Hire Wrong Melanie Myers By Melanie Myers
How did you get started in advertising? Like many advertising professionals at Wieden+Kennedy (W+K), by accident. After college, my versatile journalism degree and I moved from Texas to Seattle for obvious reasons. I worked at Microsoft on innovative CD-ROM packages, like the now-defunct Encarta, which led me to a job archiving historical images at the Corbis licensing agency. I later moved to Portland and stumbled into a job I was totally unqualified for at a local prepress service bureau. There, I met W+K. I loved working with them and decided they were my people—that’s where I wanted to work, regardless of the job.
My first interview with W+K was in IT, as I had an obsession with technology and a knack for figuring out computers. But I landed my first job at W+K as an assistant to the creative directors on the Microsoft account and quickly moved into recruiting and creative management, where I worked for eleven years. I left for three years to start my own company, which was an amazing experience, but was seduced back by Dan Wieden six years ago to work in a global capacity, implementing recruiting strategy across all of W+K’s eight offices.

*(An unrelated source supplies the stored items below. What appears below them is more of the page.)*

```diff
@@ -193,7 +206,21 @@
     auto sub = [](const P2& x, const P2& y) { return P2{x.lo - y.lo, x.hi - y.hi}; };
     auto add = [](const P2& x, const P2& y) { return P2{x.lo + y.lo, x.hi + y.hi}; };
     P2 t0[4], t1[4];
-    if (grp == 0) {
+    if constexpr (CUT) {
+      if (grp == 0) {
+#pragma unroll
+        for (int j = 0; j < 4; ++j) t0[j] = sub(ld(0, j), ld(2, j));
+      } else if (grp == 1) {
+#pragma unroll
+        for (int j = 0; j < 4; ++j) t0[j] = add(ld(1, j), ld(2, j));
+      } else if (grp == 2) {
+#pragma unroll
+        for (int j = 0; j < 4; ++j) t0[j] = sub(ld(2, j), ld(1, j));
+      } else {
+#pragma unroll
+        for (int j = 0; j < 4; ++j) t0[j] = sub(ld(1, j), ld(3, j));
+      }
+    } else if (grp == 0) {
 #pragma unroll
       for (int j = 0; j < 4; ++j) {
         const P2 d0 = ld(0, j), d1 = ld(1, j), d2 = ld(2, j);
@@ -207,7 +234,7 @@
       }
     }
 #pragma unroll
-    for (int r = 0; r < 2; ++r) {
+    for (int r = 0; r < (CUT ? 1 : 2); ++r) {
       const P2* t = r ? t1 : t0;
       const P2 v[4] = {sub(t[0], t[2]), add(t[1], t[2]), sub(t[2], t[1]), sub(t[1], t[3])};
 #pragma unroll
@@ -216,21 +243,36 @@
         hsplit2(v[cc].lo.x, v[cc].lo.y, h0, l0);
         hsplit2(v[cc].hi.x, v[cc].hi.y, h1, l1);
         const hx_u32x2 ph = {h0, h1}, pl = {l0, l1};
-        *reinterpret_cast<hx_u32x2*>(sV + vdst_h + (r * 4 + cc) * (64 * HRW)) = ph;
-        *reinterpret_cast<hx_u32x2*>(sV + vdst_l + (r * 4 + cc) * (64 * HRW)) = pl;
+        *reinterpret_cast<hx_u32x2*>(sV + vdst_h + (r * 4 + cc) * (NTL * HRW)) = ph;
+        *reinterpret_cast<hx_u32x2*>(sV + vdl + (r * 4 + cc) * (NTL * HRW)) = pl;
       }
     }
   };
   auto multiply = [&]() {
+    int aol = aofs[0][1];
+    if constexpr (CUT) {
+      aol = aofs[0][0];
+      asm volatile("" : "+v"(aol));
+      aol ^= 32;
+    }
 #pragma unroll
     for (int pi = 0; pi < 2; ++pi) {
-      const char* vp = sV + (2 * wave + pi) * (64 * HRW);
-      f16x8 af[2][2];
-#pragma unroll
-      for (int mt = 0; mt < 2; ++mt)
-#pragma unroll
-        for (int pl = 0; pl < 2; ++pl) af[mt][pl] = *reinterpret_cast<const f16x8*>(vp + aofs[mt][pl]);
-      hx_mma3<2>(acc[pi], af, bfr[pi]);
+      const char* vp = sV + (2 * wave + pi) * (NTL * HRW);
+      f16x8 af[MT][2];
+#pragma unroll
+      for (int mt = 0; mt < MT; ++mt)
+#pragma unroll
+        for (int pl = 0; pl < 2; ++pl) af[mt][pl] = *reinterpret_cast<const f16x8*>(vp + (CUT && pl ? aol : aofs[mt][pl]));
+      if constexpr (CUT) {
+        constexpr int PA[3] = {1, 0, 0}, PB[3] = {0, 1, 0};
+#pragma unroll
+        for (int q = 0; q < 3; ++q)
+#pragma unroll
+          for (int nt = 0; nt < NT; ++nt)
+            acc[pi][0][nt] = __builtin_amdgcn_mfma_f32_32x32x16_f16(af[0][PA[q]], bfr[pi][nt][PB[q]], acc[pi][0][nt], 0, 0, 0);
+      } else {
+        hx_mma3<2>(acc[pi], af, bfr[pi]);
+      }
     }
   };
 
@@ -251,28 +293,34 @@
   float* const sE = reinterpret_cast<float*>(smw);
   float* const sS = reinterpret_cast<float*>(smw + 128 * 1024);
   const bool sample_ok = b0 < a.B;
-  const int et = tid >> 3, ecq = tid & 7;
+  constexpr int QPT = EC / 4;
+  int tide = (int)threadIdx.x;
+  asm volatile("" : "+v"(tide));
+  const int l31e = tide & 31, hpe = (tide >> 5) & 1;
+  const int et = tide / QPT, ecq = tide % QPT;
   const int ety = et / TX, etx = et - ety * TX;
   const size_t pix = ((size_t)b0 * H + row0 + 2 * ety) * W + 2 * etx;
-  auto pass = [&](auto nt_tag) {
-    constexpr int nt = decltype(nt_tag)::value;
+  auto pass = [&](auto ps_tag) {
+    constexpr int ps = decltype(ps_tag)::value;
     __syncthreads();
 #pragma unroll
     for (int pi = 0; pi < 2; ++pi)
 #pragma unroll
-      for (int mt = 0; mt < 2; ++mt) {
-        float* e = sE + ((size_t)(2 * wave + pi) * 64 + 32 * mt) * 32 + l31;
-#pragma unroll
-        for (int r = 0; r < 16; ++r) e[((r & 3) + 8 * (r >> 2) + 4 * hp) * 32] = acc[pi][mt][nt][r];
-      }
+      for (int mt = 0; mt < MT; ++mt)
+#pragma unroll
+        for (int ntp = 0; ntp < NTP; ++ntp) {
+          float* e = sE + ((size_t)(2 * wave + pi) * NTL + 32 * mt) * EC + 32 * ntp + l31e;
+#pragma unroll
+          for (int r = 0; r < 16; ++r) e[((r & 3) + 8 * (r >> 2) + 4 * hpe) * EC] = acc[pi][mt][ps * NTP + ntp][r];
+        }
     __syncthreads();
-    const int c = cb * 64 + nt * 32 + 4 * ecq;
+    const int c = cb * CB + ps * EC + 4 * ecq;
     f32x4 add = *reinterpret_cast<const f32x4*>(a.bias + c);
     if (a.temb && sample_ok)
       add += *reinterpret_cast<const f32x4*>(a.temb + ((size_t)(a.temb_per_row ? b0 : 0) + (a.step_ptr ? (size_t)*a.step_ptr : 0)) * a.temb_stride + c);
     f32x4 mm[16];
 #pragma unroll
-    for (int p = 0; p < 16; ++p) mm[p] = *reinterpret_cast<const f32x4*>(sE + ((size_t)(p * 64 + et) * 32 + 4 * ecq));
+    for (int p = 0; p < 16; ++p) mm[p] = *reinterpret_cast<const f32x4*>(sE + ((size_t)(p * NTL + et) * EC + 4 * ecq));
     f32x4 s0[4], s1[4];
 #pragma unroll
     for (int cc = 0; cc < 4; ++cc) {
@@ -299,16 +347,16 @@
 #pragma unroll
       for (int i = 0; i < 4; ++i) m2 += (y[i] - mean) * (y[i] - mean);
       const f32x4 lo = {mean.x, m2.x, mean.y, m2.y}, hi = {mean.z, m2.z, mean.w, m2.w};
-      float* sp = sS + ((size_t)et * 32 + 4 * ecq) * 2;
+      float* sp = sS + ((size_t)et * EC + 4 * ecq) * 2;
       *reinterpret_cast<f32x4*>(sp) = lo;
       *reinterpret_cast<f32x4*>(sp + 4) = hi;
     }
     __syncthreads();
-    if (tid < 128 && a.stats_out && sample_ok) {
-      const int part = tid >> 5, co = tid & 31;
+    if (tid < (NTL / 16) * EC && a.stats_out && sample_ok) {
+      const int part = tid / EC, co = tid % EC;
       float2 sv[16];
 #pragma unroll
-      for (int k = 0; k < 16; ++k) sv[k] = *reinterpret_cast<const float2*>(sS + ((size_t)(16 * part + k) * 32 + co) * 2);
+      for (int k = 0; k < 16; ++k) sv[k] = *reinterpret_cast<const float2*>(sS + ((size_t)(16 * part + k) * EC + co) * 2);
       double mean = 0.0, m2 = 0.0;
 #pragma unroll
       for (int k = 0; k < 16; ++k) {
@@ -316,14 +364,30 @@
         mean += d * (1.0 / (double)(k + 1));
         m2 += (double)sv[k].y + d * d * (4.0 * (double)k / (double)(k + 1));
       }
-      const int gpart = (tile - b0 * g.tps) * 4 + part;
+      const int gpart = wgs * (NTL / 16) + part;
       float2 o;
       o.x = (float)mean, o.y = (float)m2;
-      *reinterpret_cast<float2*>(a.stats_out + (((size_t)b0 * g.nparts + gpart) * a.Cout + cb * 64 + nt * 32 + co) * 2) = o;
+      *reinterpret_cast<float2*>(a.stats_out + (((size_t)b0 * g.nparts + gpart) * a.Cout + cb * CB + ps * EC + co) * 2) = o;
     }
   };
   pass(std::integral_constant<int, 0>{});
   pass(std::integral_constant<int, 1>{});
+}
+
+template <int WL2>
+__global__ __launch_bounds__(512, 2) void conv_mfma_hx2w_kernel(const ConvArgs a, const int num_tiles) {
+  (void)num_tiles;
+  hx2w_body<WL2, 0>(a);
+}
+template <int WL2>
+__global__ __launch_bounds__(512, 2) void conv_mfma_hx2w128_kernel(const ConvArgs a, const int num_tiles) {
+  (void)num_tiles;
+  hx2w_body<WL2, 1>(a);
+}
+template <int WL2, int CUT>
+constexpr auto hx2w_kernel() {
+  if constexpr (CUT) return &conv_mfma_hx2w128_kernel<WL2>;
+  else return &conv_mfma_hx2w_kernel<WL2>;
 }
 
 static size_t hx2w_lds_bytes(const ConvArgs& a) {
@@ -349,11 +413,13 @@
   return hx2w_lds_bytes(a) <= 160 * 1024;
 }
 
-#define HX2W_FOR_ALL(X) X(4) X(5)
+static int hx2w_cut(const ConvArgs& a) { return a.Cout % 128 == 0 && g_conv_tuning.wino_cut != 64 ? 1 : 0; }
+
+#define HX2W_FOR_ALL(X) X(4, 0) X(5, 0) X(4, 1) X(5, 1)
 
 int conv_hx2w_init() {
   int rc = 0;
-#define RAISEWN(WL) rc |= raise_lds_limit(&conv_mfma_hx2w_kernel<WL>, 160 * 1024);
+#define RAISEWN(WL, CUT) rc |= raise_lds_limit(hx2w_kernel<WL, CUT>(), 160 * 1024);
   HX2W_FOR_ALL(RAISEWN)
 #undef RAISEWN
   return rc;
@@ -362,11 +428,12 @@
 bool launch_conv_hx2w(const ConvArgs& a, int mode, hipStream_t s) {
   if (mode != CONV_S1) return false;
   const int tiles = geom_num_tiles(a.g, a.B);
-  const dim3 grid(tiles, a.Cout / 64);
+  const int cut = hx2w_cut(a);
+  const dim3 grid(cut ? 2 * tiles : tiles, cut ? a.Cout / 128 : a.Cout / 64);
   const size_t lds = hx2w_lds_bytes(a);
   const int wl = a.g.W == 16 ? 4 : 5;
-#define LAUNCHWN(WL) \
-  if (wl == (WL)) { hipLaunchKernelGGL((conv_mfma_hx2w_kernel<WL>), grid, dim3(512), lds, s, a, tiles); return true; }
+#define LAUNCHWN(WL, CUT) \
+  if (wl == (WL) && cut == (CUT)) { hipLaunchKernelGGL((hx2w_kernel<WL, CUT>()), grid, dim3(512), lds, s, a, tiles); return true; }
   HX2W_FOR_ALL(LAUNCHWN)
 #undef LAUNCHWN
   return false;
diff --git a/ratio_guided_multimodal_fm_amd/csrc/rgfm_host.h b/ratio_guided_multimodal_fm_amd/csrc/rgfm_host.h
--- a/ratio_guided_multimodal_fm_amd/csrc/rgfm_host.h
+++ b/ratio_guided_multimodal_fm_amd/csrc/rgfm_host.h
@@ -265,7 +265,13 @@
   m.prephase = !(e && e[0] == '0');
   g_modes = m;
   e = getenv("RGFM_WINO_W32");
-  g_conv_tuning.wino_w32 = e ? atoi(e) : 0;
+  g_conv_tuning.wino_w = e && atoi(e) ? 32 : 0;
+  e = getenv("RGFM_WINO_W");
+  if (e) g_conv_tuning.wino_w = atoi(e);
+  e = getenv("RGFM_WINO_CUT");
+  g_conv_tuning.wino_cut = e && atoi(e) == 64 ? 64 : 128;
+  e = getenv("RGFM_WINO_CIN");
+  g_conv_tuning.wino_min_cin = e ? atoi(e) : 128;
   g_conv_tuning.s2_f32 = getenv("RGFM_S2_F32") != nullptr;
   g_conv_tuning.f32_simple = getenv("RGFM_CONV_SIMPLE") != nullptr;
 }
@@ -329,7 +335,7 @@
 }
 
 inline bool hx2w_pays(const ConvArgs& c) {
-  return c.wpkw != nullptr && c.C0 + c.C1 >= 128 && (!g_conv_tuning.wino_w32 || c.g.W == 32);
+  return c.wpkw != nullptr && c.C0 + c.C1 >= g_conv_tuning.wino_min_cin && (!g_conv_tuning.wino_w || c.g.W == g_conv_tuning.wino_w);
 }
 
 inline int conv_route(const ConvArgs& c, int mode) {
diff --git a/ratio_guided_multimodal_fm_amd/csrc/rgfm_kernels.h b/ratio_guided_multimodal_fm_amd/csrc/rgfm_kernels.h
--- a/ratio_guided_multimodal_fm_amd/csrc/rgfm_kernels.h
+++ b/ratio_guided_multimodal_fm_amd/csrc/rgfm_kernels.h
@@ -192,7 +192,9 @@
   int hx2c_on = 1;
   int hx2c_all = 0;
   int hx2d_cut = 3;
-  int wino_w32 = 0;
+  int wino_w = 0;
+  int wino_min_cin = 128;
+  int wino_cut = 128;
   bool s2_f32 = false;
   bool f32_simple = false;
 };
```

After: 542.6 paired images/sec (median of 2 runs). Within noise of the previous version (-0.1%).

What kinds of changes did you observe rejoining W+K? The media landscape has changed things dramatically for both W+K and the advertising industry. Information is everywhere. We communicate with people in incredibly different ways and have many more opportunities for multitasking: we eat during a work meeting while we read our emails, take photos of things to post on social media while we text our friend in the other room and answer a call from our boss who’s in China because it’s the only time she can talk. Studies show multitasking is actually bad for us because we get less productive and our ability to filter out irrelevant information declines. It’s a fire hose of information shooting at us from all angles, not to mention an often intense fear of missing out—so much so that phenomena like Pokémon GO happen overnight.
For our clients, everything has been accelerated. Today’s generation of data, production of content and social networks accelerate the flow of all this information, so it’s overwhelming for people and increasingly difficult for marketers to cut through a faster and faster moving window of opportunity to get people’s attention.